• _Exercise goal_: A single number is expected: the count of lines in the entries below that contain "volatile".

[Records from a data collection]
_ _ _

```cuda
struct NttPlan {
    int a1, a2, b;
};
GL_HD NttPlan ntt_plan(int log_n) {
    NttPlan p{0, 0, log_n};
    if (log_n <= NTT_MAX_LOG_PASS) return p;
    if (log_n <= 2 * NTT_MAX_LOG_PASS) {
        p.b = (log_n + 1) / 2;
        p.a1 = log_n - p.b;
        return p;
    }
    p.b = (log_n + 2) / 3;
    p.a2 = (log_n - p.b + 1) / 2;
    p.a1 = log_n - p.b - p.a2;
    return p;
}


struct TableReq {
    int a, b;
    uint64_t scale, base;
};
struct NttJob {
    NttPlan pl;
    ColPass c1, c2;
    RowPass rp;
    TableReq c1_step, c1_post, c2_step, c2_post, row_step;
};
inline void ntt_make_job(int log_n, NttPlan pl, uint64_t scale, uint64_t shift, NttJob& job) {
    job = NttJob{};
    job.pl = pl;
    const bool coset = canon(shift) != 1;
    const uint64_t one = 1;
    RowPass& rp = job.rp;
    rp.log_r = log_n - pl.b;
    auto fill_uq = [](uint64_t* uq, int log_pass, uint64_t sq) {
        const int E = 1 << ntt_r1(log_pass);
        uint64_t acc = 1;
        for (int q = 0; q < E; q++, acc = mul(acc, sq)) uq[q] = canon(acc);
    };
    if (pl.a1 == 0) {
        job.row_step = TableReq{pl.b, 0, scale, coset ? shift : one};
        rp.tw_full = (canon(scale) != 1 || coset) ? 1 : 0;
        rp.has_uq = coset ? 1 : 0;
        if (coset) fill_uq(rp.uq, pl.b, pow(shift, (uint64_t)1 << ntt_r2(pl.b)));
        return;
    }
    const int c1_log = log_n - pl.a1;
    ColPass& c1 = job.c1;
    c1.log_c = c1_log;
    c1.log_rb = 0;
    job.c1_step = TableReq{pl.a1, 0, one, coset ? pow(shift, (uint64_t)1 << c1_log) : one};
    job.c1_post = TableReq{pl.a1, c1_log, one, coset ? shift : one};
    c1.tw_full = coset ? 1 : 0;
    c1.has_uq = coset ? 1 : 0;
    if (coset) fill_uq(c1.uq, pl.a1, pow(shift, ((uint64_t)1 << ntt_r2(pl.a1)) << c1_log));
    if (pl.a2) {
        ColPass& c2 = job.c2;
        c2.log_c = pl.b;
        c2.log_rb = pl.a1;
        job.c2_step = TableReq{pl.a2, 0, one, one};
        job.c2_post = TableReq{pl.a2, pl.b, one, one};
    }
    job.row_step = TableReq{pl.b, 0, scale, one};
    rp.tw_full = canon(scale) != 1 ? 1 : 0;
}
template <int LOG>
GL_HD int col_blocks(const ColPass& cp, size_t ncols) {
    return (int)((ncols << cp.log_rb) * (((size_t)1 << cp.log_c) / PassCfg<LOG>::T));
}

}
```

plonky2_b200/csrc/gl_ntt_host.cuh:

```cuda
#pragma once

template <int LOG, bool ASYNC_TW>
__global__ void __launch_bounds__(PassCfg<LOG>::COL_THREADS, PassCfg<LOG>::COL_MIN_BLOCKS) k_ntt_col(ColPass cp) {
    using Cf = PassCfg<LOG>;
    extern __shared__ __align__(16) u64 smem[];
    u64* tw_s = smem;
    u64* S = smem + (1 << LOG);
    u64* mbar = S + Cf::COL_S_WORDS;
    tma_table_issue(tw_s, cp.tw, (uint32_t)((1 << LOG) * 8), mbar);
    u64 x[Cf::E];
    col_load<LOG>(cp, blockIdx.x, threadIdx.x, x);
    __syncthreads();
    ColPass c2 = cp;
    c2.tw = tw_s;
    tma_table_wait(mbar);
    col_phase1<LOG>(c2, S, blockIdx.x, threadIdx.x, x);
    if (Cf::R2 == 0) return;
    __syncthreads();
    if (!ASYNC_TW) {
        col_phase2<LOG>(c2, S, blockIdx.x, threadIdx.x);
        return;
    }
    col_phase2_load<LOG>(S, threadIdx.x, x);
    __syncthreads();
#pragma unroll
    for (int i = 0; i < Cf::E; i++) {
        const u64* src = col_twiddle_src<LOG>(cp, blockIdx.x, threadIdx.x, i);
        asm volatile("cp.async.ca.shared.global [%0], [%1], 8;" ::"r"(smem_u32(S + col_twiddle_slot<LOG>(threadIdx.x, i))), "l"(src)
                     : "memory");
    }
    asm volatile("cp.async.commit_group;" ::: "memory");
    col_phase2_dft<LOG>(x);
    asm volatile("cp.async.wait_group 0;" ::: "memory");
    col_phase2_store<LOG>(cp, blockIdx.x, threadIdx.x, x, S + col_twiddle_slot<LOG>(threadIdx.x, 0), Cf::COL_THREADS,
                          (size_t)Cf::TPT * Cf::COL_THREADS);
}

template <int LOG, bool ASYNC_TW>
__global__ void __launch_bounds__(PassCfg<LOG>::COL_THREADS, PassCfg<LOG>::COL_MIN_BLOCKS) k_ntt_col_shared(ColPass cp) {
    using Cf = PassCfg<LOG>;
    static_assert(Cf::E == Cf::TPT, "shared-body column pass needs an even LOG");
    extern __shared__ __align__(16) u64 smem[];
    u64* tw_s = smem;
    u64* S = smem + (1 << LOG);
    u64* mbar = S + Cf::COL_S_WORDS;
    tma_table_issue(tw_s, cp.tw, (uint32_t)((1 << LOG) * 8), mbar);
    u64 x[Cf::E];
    col_load<LOG>(cp, blockIdx.x, threadIdx.x, x);
    __syncthreads();
    tma_table_wait(mbar);
    const int tt = threadIdx.x % Cf::T, t = threadIdx.x / Cf::T;
    size_t in_off, out_off;
    int tile;
    col_unit<LOG>(cp, blockIdx.x, in_off, out_off, tile);
    const size_t C = (size_t)1 << cp.log_c;
    if (cp.has_uq) {
#pragma unroll
        for (int q = 1; q < Cf::E; q++) x[q] = mul(x[q], cp.uq[q]);
    }
    const u64* twp = tw_s + t;
    size_t tws = Cf::TPT;
    bool skip0 = cp.tw_full == 0;
#pragma unroll 1
    for (int s = 0; s < 2; s++) {
        L3 r[Cf::E];
#pragma unroll
        for (int q = 0; q < Cf::E; q++) r[q] = l3_from(x[q]);
        dft_lazy<Cf::R1>(r);
        if (ASYNC_TW && s == 1) asm volatile("cp.async.wait_group 0;" ::: "memory");
#pragma unroll
        for (int q = 0; q < Cf::E; q++) {
            u64 y = l3_norm(r[q]);
            if (!(q == 0 && skip0)) y = mul(y, twp[(size_t)q * tws]);
            x[q] = y;
        }
        if (s == 0) {
#pragma unroll
            for (int q = 0; q < Cf::E; q++) S[q * Cf::COL_QPITCH + t * Cf::T + tt] = x[q];
            __syncthreads();
#pragma unroll
            for (int j = 0; j < Cf::TPT; j++) x[j] = S[t * Cf::COL_QPITCH + j * Cf::T + tt];
            skip0 = false;
            const u64* tw2 = cp.twa + (((size_t)t * Cf::TPT) << cp.log_c) + (size_t)tile * Cf::T + tt;
            if (ASYNC_TW) {
                __syncthreads();
#pragma unroll
                for (int j = 0; j < Cf::TPT; j++)
                    asm volatile("cp.async.ca.shared.global [%0], [%1], 8;" ::"r"(smem_u32(S + col_twiddle_slot<LOG>(threadIdx.x, j))),
                                 "l"(tw2 + (size_t)j * C)
                                 : "memory");
                asm volatile("cp.async.commit_group;" ::: "memory");
                twp = S + col_twiddle_slot<LOG>(threadIdx.x, 0);
                tws = Cf::COL_THREADS;
            } else {
                twp = tw2;
                tws = C;
            }
        }
    }
    u64* dst = cp.out + out_off + (size_t)tile * Cf::T + tt;
#pragma unroll
    for (int j = 0; j < Cf::TPT; j++) dst[((size_t)t * Cf::TPT + j) * C] = x[j];
}

template <int LOG, int MODE>
__global__ void __launch_bounds__(PassCfg<LOG>::ROW_THREADS, PassCfg<LOG>::ROW_MIN_BLOCKS) k_ntt_row(RowPass rp) {
    using Cf = PassCfg<LOG>;
    extern __shared__ __align__(16) u64 smem[];
    u64* tw_s = smem;
    u64* S = smem + (1 << LOG);
    u64* mbar = S + ntt_row_smem_bytes(LOG, MODE == RM_NATURAL) / 8;
    RowPass r2 = rp;
    u64 x[Cf::E];
    if (Cf::R2 > 0 && LOG >= 4) {
        tma_table_issue(tw_s, rp.tw, (uint32_t)((1 << LOG) * 8), mbar);
        row_load<LOG, MODE>(rp, blockIdx.x, threadIdx.x, x);
        __syncthreads();
        r2.tw = tw_s;
        tma_table_wait(mbar);
    } else {
        row_load<LOG, MODE>(rp, blockIdx.x, threadIdx.x, x);
    }
    row_phase1<LOG, MODE>(r2, S, blockIdx.x, threadIdx.x, x);
    if (Cf::R2 == 0) {
        if (MODE == RM_BITREV) {
            row_store_bitrev<LOG>(r2, blockIdx.x, threadIdx.x, 0, x);
        } else {
            row_gather_write<LOG>(S, threadIdx.x, 0, x);
            __syncthreads();
            row_store_natural<LOG>(r2, S, blockIdx.x, threadIdx.x, blockDim.x);
        }
        return;
    }
    __syncwarp();
    if (MODE == RM_BITREV) {
#pragma unroll
        for (int m = 0; m < Cf::NSUB; m++) {
            u64 z[Cf::TPT];
            row_phase2_load<LOG>(S, threadIdx.x, m, z);
            pass_step2<LOG>(z);
            row_store_bitrev<LOG>(r2, blockIdx.x, threadIdx.x, m, z);
        }
    } else {
        u64 z[Cf::NSUB][Cf::TPT];
#pragma unroll
        for (int m = 0; m < Cf::NSUB; m++) {
            row_phase2_load<LOG>(S, threadIdx.x, m, z[m]);
            pass_step2<LOG>(z[m]);
        }
        __syncthreads();
#pragma unroll
        for (int m = 0; m < Cf::NSUB; m++) row_gather_write<LOG>(S, threadIdx.x, m, z[m]);
        __syncthreads();
        row_store_natural<LOG>(r2, S, blockIdx.x, threadIdx.x, blockDim.x);
    }
}

template <int LOG, int MODE>
__global__ void __launch_bounds__(PassCfg<LOG>::ROW_THREADS, PassCfg<LOG>::ROW_MIN_BLOCKS) k_ntt_row_shared(RowPass rp) {
    using Cf = PassCfg<LOG>;
    static_assert(Cf::E == Cf::TPT && Cf::R2 > 0 && LOG >= 4, "shared-body row pass needs an even LOG >= 4");
    extern __shared__ __align__(16) u64 smem[];
    u64* tw_s = smem;
    u64* S = smem + (1 << LOG);
    u64* mbar = S + ntt_row_smem_bytes(LOG, MODE == RM_NATURAL) / 8;
    u64 x[Cf::E];
    tma_table_issue(tw_s, rp.tw, (uint32_t)((1 << LOG) * 8), mbar);
    row_load<LOG, MODE>(rp, blockIdx.x, threadIdx.x, x);
    __syncthreads();
    tma_table_wait(mbar);
    const int l = threadIdx.x / Cf::TPT, t = threadIdx.x % Cf::TPT;
    u64* Sl = S + (size_t)l * Cf::ROW_S_WORDS;
    if (rp.has_uq) {
#pragma unroll
        for (int q = 1; q < Cf::E; q++) x[q] = mul(x[q], rp.uq[q]);
    }
    const bool skip0 = rp.tw_full == 0;
    bool do_mul = true;
#pragma unroll 1
    for (int s = 0; s < 2; s++) {
        L3 r[Cf::E];
#pragma unroll
        for (int q = 0; q < Cf::E; q++) r[q] = l3_from(x[q]);
        dft_lazy<Cf::R1>(r);
#pragma unroll
        for (int q = 0; q < Cf::E; q++) {
            u64 y = l3_norm(r[q]);
            if (do_mul && !(q == 0 && skip0)) y = mul(y, tw_s[q * Cf::TPT + t]);
            x[q] = y;
        }
        if (s == 0) {
#pragma unroll
            for (int q = 0; q < Cf::E; q++) Sl[q * Cf::ROW_PITCH + t] = x[q];
            __syncwarp();
#pragma unroll
            for (int j = 0; j < Cf::TPT; j++) x[j] = Sl[t * Cf::ROW_PITCH + j];
            do_mul = false;
        }
    }
    if (MODE == RM_BITREV) {
        row_store_bitrev<LOG>(rp, blockIdx.x, threadIdx.x, 0, x);
    } else {
        __syncthreads();
        row_gather_write<LOG>(S, threadIdx.x, 0, x);
        __syncthreads();
        row_store_natural<LOG>(rp, S, blockIdx.x, threadIdx.x, blockDim.x);
    }
}

__global__ void k_fill_step(int log, u64 scale, u64 base, u64* out) {
    uint32_t j = blockIdx.x * blockDim.x + threadIdx.x;
    if (j < (1u << log)) out[j] = table_step_entry(log, j, scale, base);
}
__global__ void k_fill_post(int a, int b, u64 base, u64* out) {
    size_t i = (size_t)blockIdx.x * blockDim.x + threadIdx.x;
    if (i < ((size_t)1 << (a + b))) out[i] = table_post_entry(a, b, i, base);
}
__global__ void k_fill_pows(const u64* bases, int ntab, size_t count, u64* out) {
    size_t i = (size_t)blockIdx.x * blockDim.x + threadIdx.x;
    if (i >= count * ntab) return;
    size_t t = i / count, e = i % count;
    out[i] = gl::pow(bases[t], e);
}
__global__ void k_mul_pows(u64* data, size_t stride, size_t n, const u64* hi, const u64* lo, int lowbits) {
    size_t k = (size_t)blockIdx.x * blockDim.x + threadIdx.x;
    if (k >= n) return;
    u64* col = data + (size_t)blockIdx.y * stride;
    u64 f = mul(hi[k >> lowbits], lo[k & (((size_t)1 << lowbits) - 1)]);
    col[k] = canon(mul(col[k], f));
}
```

_ _ _

• _Solution to the exercise_: 6